Exercise materials section start

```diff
@@ -322,11 +360,23 @@
           if (lane == 0) v = (int)atomicAdd(&item_ctr[pair_id], 1u);
           return __builtin_amdgcn_readfirstlane(v);
         };
+        constexpr bool PZ = POISON && !MAXSWEEP;
+        typedef std::conditional_t<PZ, E2, E1> EE;
         int i = next_item();
-        for (; i < n1; i = next_item()) step(i, T{}, F{}, F{});
-        for (; i < n1 + nprobe; i = next_item()) step(n1 + 2 * (i - n1), F{}, T{}, T{});
-        for (; i < n1 + npair; i = next_item()) step(n1 + 2 * (i - n1), F{}, T{}, F{});
-        for (; i < nitems; i = next_item()) step(a4 + (i - n1 - npair), T{}, F{}, F{});
+        bool settled = false;
+        for (; i < n1; i = next_item()) step(i, EE{}, F{}, F{});
+        for (; i < n1 + nprobe && !settled; i = next_item()) {
+          step(n1 + 2 * (i - n1), E0{}, T{}, T{});
+          if (!MAXSWEEP && XPROBE) settled = wave_settled();
+        }
+        for (; i < n1 + npair; i = next_item()) step(n1 + 2 * (i - n1), E0{}, T{}, F{});
+        if constexpr (PZ) {
+          const int nend = n4 >> 1;
+          for (; i < n1 + npair + nend; i = next_item()) step(a4, E2{}, T{}, F{});
+          for (; i < n1 + npair + nend + (n4 & 1); i = next_item()) step(a4 + 2 * nend, E2{}, F{}, F{});
+        } else {
+          for (; i < nitems; i = next_item()) step(a4 + (i - n1 - npair), E1{}, F{}, F{});
+        }
         eq_checks += nprobe;
         if (!MAXSWEEP && dy == 0) VWGPU_STAMP(4 + t);
       }
```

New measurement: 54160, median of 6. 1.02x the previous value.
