template <int CW, int TW = 64>
__global__ __launch_bounds__(64 * CW) void bk_columns_kernel(BucketParams p) {
    static_assert(TW == 64 || TW == 32, "tiles per workgroup");
    constexpr int NH = 64 / TW;
    __shared__ uint32_t s_sum[CW][64];
    __shared__ uint32_t s_bid;
    __shared__ unsigned long long s_excl;
    const uint32_t *__restrict__ hist = p.hist;
    uint32_t *__restrict__ hist_pre = p.hist_pre;
    const uint32_t nb = bk_walk_blocks(p), T = p.T;
    const int tid = threadIdx.x, w = tid >> 6, lane = tid & 63;
    const int sub = lane % TW, h = lane / TW;
    if (tid == 0) s_bid = atomicAdd(p.ticket, 1u);
    if (blockIdx.x == 0 && p.lpt_bcnt)
        for (uint32_t k = (uint32_t)tid; k < LPT_BCNT_WORDS; k += blockDim.x) p.lpt_bcnt[k] = 0u;
    __syncthreads();
    const uint32_t bid = s_bid;
    const uint32_t t = bid * TW + sub;
    const uint32_t q = (nb + CW - 1) / CW, r0w = min(nb, w * q), r1w = min(nb, r0w + q);
    const uint32_t qh = (q + NH - 1) / NH, r0 = min(r1w, r0w + h * qh), r1 = min(r1w, r0 + qh);
    uint32_t sum = 0;
    const int xm = p.xcd_major;
    if (t < T) {
        uint32_t r = r0;
        for (; r + 8 <= r1; r += 8) {
            uint32_t v[8];
#pragma unroll
            for (int i = 0; i < 8; i++) v[i] = hist[(size_t)bk_row_block(r + i, nb, xm) * T + t];
#pragma unroll
            for (int i = 0; i < 8; i++) sum += v[i];
        }
        for (; r < r1; r++) sum += hist[(size_t)bk_row_block(r, nb, xm) * T + t];
    }
    uint32_t lowsum = 0;
    if constexpr (NH == 2) {
        const uint32_t other = (uint32_t)__shfl_xor((int)sum, 32);
        lowsum = h ? other : 0u;
        sum += other;
    }
    if (h == 0) s_sum[w][sub] = sum;
    __syncthreads();
    uint32_t tot = 0;
#pragma unroll
    for (int i = 0; i < CW; i++) tot += s_sum[i][sub];
    if (w == 0) {
        const uint32_t tv = h == 0 ? tot : 0u;
        const uint32_t inc = wave_inclusive_scan(tv, lane);
        auto agg_of = [&](uint32_t qq) -> uint64_t {
            const uint32_t tq = qq * TW + sub;
            uint64_t v = 0;
            if (tq < T && h == 0)
                for (uint32_t r = 0; r < nb; r++) v += hist[(size_t)r * T + tq];
            return wave_sum_u64(v);
        };
        const uint64_t excl = wave_lookback(p.tile_status, bid, (uint64_t)__builtin_amdgcn_readlane((int)inc, 63),
                                            lane, p.err, p.lb_patience, p.lb_force != 0, agg_of);
        const bool mine = t < T && h == 0;
        if (mine) {
            const uint32_t st = (uint32_t)(excl + inc - tot);
            p.tile_start[t] = st;
            p.ranges[t] = tot ? make_uint2(st, st + tot) : make_uint2(0, 0);
            p.tile_next[t] = st;
            if (t % BK_REGION == 0) p.reg_start[t / BK_REGION] = st;
            p.tile_last[t] = 0u;
            p.tile_loaded[t] = 0u;
            if (t == T - 1) {
                p.tile_start[T] = st + tot;
                p.reg_start[(T + BK_REGION - 1) / BK_REGION] = st + tot;
            }
        }
        const bool l0 = mine && tot > SEG_CAP && tot <= SEG_BLOCK_CAP, l1 = mine && tot > SEG_BLOCK_CAP;
        const uint64_t m0 = __ballot(l0), m1 = __ballot(l1);
        uint32_t b0 = 0, b1 = 0;
        if (lane == 0) {
            if (m0) b0 = atomicAdd(&p.long_cnt[0], (uint32_t)__popcll(m0));
            if (m1) b1 = atomicAdd(&p.long_cnt[1], (uint32_t)__popcll(m1));
        }
        b0 = __builtin_amdgcn_readfirstlane(b0);
        b1 = __builtin_amdgcn_readfirstlane(b1);
        const uint64_t lt = lanemask_lt(lane);
        if (l0) p.long_list[b0 + __popcll(m0 & lt)] = t;
        if (l1) p.long_list[(T + 1) + b1 + __popcll(m1 & lt)] = t;
    }
    uint32_t run = lowsum;
    for (int i = 0; i < w; i++) run += s_sum[i][sub];
    if (t < T) {
        uint32_t r = r0;
        for (; r + 8 <= r1; r += 8) {
            uint32_t v[8];
            size_t row[8];
#pragma unroll
            for (int i = 0; i < 8; i++) {
                row[i] = (size_t)bk_row_block(r + i, nb, xm) * T + t;
                v[i] = hist[row[i]];
            }
#pragma unroll
            for (int i = 0; i < 8; i++) {
                hist_pre[row[i]] = run;
                run += v[i];
            }
        }
        for (; r < r1; r++) {
            const size_t row = (size_t)bk_row_block(r, nb, xm) * T + t;
            const uint32_t v = hist[row];
            hist_pre[row] = run;
            run += v;
        }
    }
}
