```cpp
template <bool F32TAB, bool PLAIN, int NV>
__device__ __forceinline__ RopeRow rope_begin(const RowT<NV>& r, const void* ctv, int64_t row, int C, int head_dim, float eps, int lane) {
    RopeRow c;
    float q = 0.f;
#pragma unroll
    for (int i = 0; i < NV; ++i)
#pragma unroll
        for (int j = 0; j < 8; ++j) q += r.v[i][j] * r.v[i][j];
    const float ms = wave_sum(q) / (float)C;
    c.rinv = 1.0f / sqrtf(ms + eps);
    const int half = head_dim >> 1;
    c.hoist = F32TAB && ctv != nullptr && (512 % head_dim) == 0;
    c.h0 = f32x4{0.f, 0.f, 0.f, 0.f};
    c.h1 = f32x4{0.f, 0.f, 0.f, 0.f};
    if (c.hoist) {
        const int d_lane = PLAIN ? ((lane * 8) & (head_dim - 1)) : ((lane * 8) % head_dim);
        const f32x4* tp = reinterpret_cast<const f32x4*>(static_cast<const float*>(ctv) + (row * half + (d_lane >> 1)) * 2);
        c.h0 = tp[0];
        c.h1 = tp[1];
    }
    return c;
}

template <bool F32TAB, bool PLAIN>
__device__ __forceinline__ void rope_vec(const RopeRow& c, const float* rv, const bf16x8 wv, const void* ctv, const void* stv, int64_t row,
                                         int head_dim, int vi, float* o) {
    const int half = head_dim >> 1;
#pragma unroll
    for (int j = 0; j < 8; ++j) o[j] = rbf(rbf(rv[j] * c.rinv) * (float)wv[j]);
    if (ctv != nullptr) {
        const int d0 = PLAIN ? ((vi * 8) & (head_dim - 1)) : ((vi * 8) % head_dim);
        if (F32TAB) {
            f32x4 t0 = c.h0, t1 = c.h1;
            if (!c.hoist) {
                const f32x4* tp = reinterpret_cast<const f32x4*>(static_cast<const float*>(ctv) + (row * half + (d0 >> 1)) * 2);
                t0 = tp[0];
                t1 = tp[1];
            }
            const float cs[8] = {t0[0], t0[1], t0[2], t0[3], t1[0], t1[1], t1[2], t1[3]};
#pragma unroll
            for (int j = 0; j < 4; ++j) {
                const float a = o[2 * j], b = o[2 * j + 1], cc = cs[2 * j], sn = cs[2 * j + 1];
                o[2 * j] = rbf(__builtin_fmaf(a, cc, -(b * sn)));
                o[2 * j + 1] = rbf(__builtin_fmaf(a, sn, b * cc));
            }
        } else {
            const double* cp = static_cast<const double*>(ctv) + row * half + (d0 >> 1);
            const double* sp = static_cast<const double*>(stv) + row * half + (d0 >> 1);
#pragma unroll
            for (int j = 0; j < 4; ++j) {
                const double a = (double)o[2 * j], b = (double)o[2 * j + 1];
                const double cc = cp[j], sn = sp[j];
                o[2 * j] = (float)(bf16)(a * cc - b * sn);
                o[2 * j + 1] = (float)(bf16)(a * sn + b * cc);
            }
        }
    }
}

}
```

Measured before the change: 15.65.

## Persistent grid-stride LN-modulate kernel with LDS-staged tables and prefetched rows

For C=3072 with at most two modulation tables, ln_modulate now launches a capped persistent grid. Each block stages the shift/scale tables into shared memory once, then walks rows in grid stride while prefetching the next row's raw bf16 data into registers. The row arrays are also templated down to 6 vectors instead of 8, which lowers register pressure. The aim is to avoid reloading the modulation tables for every row and to hide global load latency. The cost is a larger LDS footprint and fewer blocks in flight.

```diff
diff --git a/fairygen_amd/csrc/dit_elementwise.hip b/fairygen_amd/csrc/dit_elementwise.hip
--- a/fairygen_amd/csrc/dit_elementwise.hip
+++ b/fairygen_amd/csrc/dit_elementwise.hip
@@ -8,17 +8,18 @@
 
 namespace {
 
-__device__ __forceinline__ void row_moments(const Row& r, int C, int lane, float eps, float& mean, float& rstd) {
+template <int NV>
+__device__ __forceinline__ void row_moments(const RowT<NV>& r, int C, int lane, float eps, float& mean, float& rstd) {
     const int nvec = C >> 3;
     float s = 0.f;
 #pragma unroll
-    for (int i = 0; i < kMaxVec; ++i)
+    for (int i = 0; i < NV; ++i)
 #pragma unroll
         for (int j = 0; j < 8; ++j) s += r.v[i][j];
     mean = wave_sum(s) / (float)C;
     float q = 0.f;
 #pragma unroll
-    for (int i = 0; i < kMaxVec; ++i) {
+    for (int i = 0; i < NV; ++i) {
         if (lane + i * 64 < nvec) {
 #pragma unroll
             for (int j = 0; j < 8; ++j) {
@@ -36,29 +37,32 @@
 }
 
 template <int MODE>
-__device__ __forceinline__ void norm_store(const Row& r, int C, int lane, float eps, const bf16* p0, const bf16* p1,
+__device__ __forceinline__ void norm_vec(const float* rv, float mean, float rstd, const bf16x8 a, const bf16x8 b, float* o) {
+#pragma unroll
+    for (int j = 0; j < 8; ++j) {
+        const float n = (rv[j] - mean) * rstd;
+        if (MODE == 0) {
+            const float y = rbf(n);
+            const float s1 = rbf(1.0f + (float)b[j]);
+            o[j] = rbf(y * s1) + (float)a[j];
+        } else {
+            o[j] = n * (float)a[j] + (float)b[j];
+        }
+    }
+}
+
+template <int MODE, int NV>
+__device__ __forceinline__ void norm_store(const RowT<NV>& r, int C, int lane, float eps, const bf16* p0, const bf16* p1,
                                            bf16* out) {
     const int nvec = C >> 3;
     float mean, rstd;
     row_moments(r, C, lane, eps, mean, rstd);
 #pragma unroll
-    for (int i = 0; i < kMaxVec; ++i) {
+    for (int i = 0; i < NV; ++i) {
         const int vi = lane + i * 64;
         if (vi < nvec) {
-            const bf16x8 a = ld8(p0 + (int64_t)vi * 8);
-            const bf16x8 b = ld8(p1 + (int64_t)vi * 8);
             float o[8];
-#pragma unroll
-            for (int j = 0; j < 8; ++j) {
-                const float n = (r.v[i][j] - mean) * rstd;
-                if (MODE == 0) {
-                    const float y = rbf(n);
-                    const float s1 = rbf(1.0f + (float)b[j]);
-                    o[j] = rbf(y * s1) + (float)a[j];
-                } else {
-                    o[j] = n * (float)a[j] + (float)b[j];
-                }
-            }
+            norm_vec<MODE>(r.v[i], mean, rstd, ld8(p0 + (int64_t)vi * 8), ld8(p1 + (int64_t)vi * 8), o);
             st8(out + (int64_t)vi * 8, o);
         }
     }
@@ -141,17 +145,58 @@
     norm_store_fp8<MODE, true>(r, C, lane, eps, p0 + m * mod_ld, p1 + m * mod_ld, out8 + row * C, scale_out + row, fp8_max, out + row * C);
 }
 
+constexpr int kWalkVec = 6, kWalkC = kWalkVec * 512;
+
+__device__ __forceinline__ void stage_rows(const bf16* __restrict__ p, int64_t ld, int tables, bf16x8* dst) {
+    for (int t = threadIdx.x; t < tables * (kWalkC / 8); t += 256) {
+        const int m = t / (kWalkC / 8), v = t - m * (kWalkC / 8);
+        dst[t] = ld8(p + m * ld + (int64_t)v * 8);
+    }
+}
+
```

Exercise materials section end

▶ [Aim of the task] Using the entries shown above, reproduce verbatim the lines from the line bearing "const uint32_t other" to the line bearing "p.tile_start[T] = st + tot;", inclusive.

▶ [Exercise result]
        const uint32_t other = (uint32_t)__shfl_xor((int)sum, 32);
        lowsum = h ? other : 0u;
        sum += other;
    }
    if (h == 0) s_sum[w][sub] = sum;
    __syncthreads();
    uint32_t tot = 0;
#pragma unroll
    for (int i = 0; i < CW; i++) tot += s_sum[i][sub];
    if (w == 0) {
        const uint32_t tv = h == 0 ? tot : 0u;
        const uint32_t inc = wave_inclusive_scan(tv, lane);
        auto agg_of = [&](uint32_t qq) -> uint64_t {
            const uint32_t tq = qq * TW + sub;
            uint64_t v = 0;
            if (tq < T && h == 0)
                for (uint32_t r = 0; r < nb; r++) v += hist[(size_t)r * T + tq];
            return wave_sum_u64(v);
        };
        const uint64_t excl = wave_lookback(p.tile_status, bid, (uint64_t)__builtin_amdgcn_readlane((int)inc, 63),
                                            lane, p.err, p.lb_patience, p.lb_force != 0, agg_of);
        const bool mine = t < T && h == 0;
        if (mine) {
            const uint32_t st = (uint32_t)(excl + inc - tot);
            p.tile_start[t] = st;
            p.ranges[t] = tot ? make_uint2(st, st + tot) : make_uint2(0, 0);
            p.tile_next[t] = st;
            if (t % BK_REGION == 0) p.reg_start[t / BK_REGION] = st;
            p.tile_last[t] = 0u;
            p.tile_loaded[t] = 0u;
            if (t == T - 1) {
                p.tile_start[T] = st + tot;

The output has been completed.